• _Extracted records_:
==========
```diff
+extern "C" int tony_band_geometry(int T, int wd, int64_t N, int what) {
+  if ((T != 3 && T != 7) || wd < 1 || N < 1) return 0;
+  const int BM = T == 7 ? BandCfg<7>::BM : BandCfg<3>::BM;
+  const int CAP = T == 7 ? BandCfg<7>::CAP : BandCfg<3>::CAP;
+  const int NH = T == 7 ? BandCfg<7>::NH : BandCfg<3>::NH;
+  const int hp = wd + kHaloPad;
+  const int L = std::min(BM / wd, CAP / hp);
+  if (L < 1) return 0;
+  const int bn = N <= 128 ? 128 : N <= 160 ? 160 : 192;
+  const size_t hbytes = static_cast<size_t>((L * hp + 15) / 16) * 1024;
+  const size_t lds = std::max(NH * hbytes + static_cast<size_t>(kNS) * 2 * bn * 64, static_cast<size_t>(BM) * (bn + 8) * 2);
+  return what == 0 ? BM : what == 1 ? L : what == 2 ? bn : static_cast<int>(lds);
+}
 
 int run_band(const Gather& g, const void* B, void* C, int64_t ldc, int64_t N, int epi, float* st, int64_t sstride,
              hipStream_t stream) {
@@ -259,20 +360,19 @@
     a.o_line = ldc;
     a.o_pos = static_cast<int64_t>(g.OW) * ldc;
   }
-  a.hp = a.wd + T - 1;
-  a.L = kBM / a.wd;
-  if (a.L < 1 || a.L * a.hp > kMaxHaloPx) return -3;
+  a.L = a.wd < 1 ? 0 : tony_band_geometry(T, a.wd, N, 1);
+  if (a.L < 1) return -3;
+  const int bn = tony_band_geometry(T, a.wd, N, 2);
+  a.hp = a.wd + kHaloPad;
+  a.hbytes = (a.L * a.hp + 15) / 16 * 1024;
   const int64_t lines = static_cast<int64_t>(g.halo_images) * a.per_img;
   if (lines > 0x7fffffff) return -2;
   a.lines = static_cast<int>(lines);
-  const int bn = (N % 96 == 0) ? 96 : 64;
   a.ntn = static_cast<int>((N + bn - 1) / bn);
   const int64_t grid = (lines + a.L - 1) / a.L * a.ntn;
   if (grid > 0x7fffffff) return -2;
-  if (T == 7) return bn == 96 ? launch_band<7, 96>(a, static_cast<int>(grid), stream)
-                              : launch_band<7, 64>(a, static_cast<int>(grid), stream);
-  return bn == 96 ? launch_band<3, 96>(a, static_cast<int>(grid), stream)
-                  : launch_band<3, 64>(a, static_cast<int>(grid), stream);
-}
-
-}
+  return T == 7 ? launch_band_n<7>(a, bn, static_cast<int>(grid), stream)
+                : launch_band_n<3>(a, bn, static_cast<int>(grid), stream);
+}
+
+}
```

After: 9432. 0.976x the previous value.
==========
• _Problem to work on_:
Count every line in the records that holds "return" and give that count by itself.

• _Answer to the exercise_:
10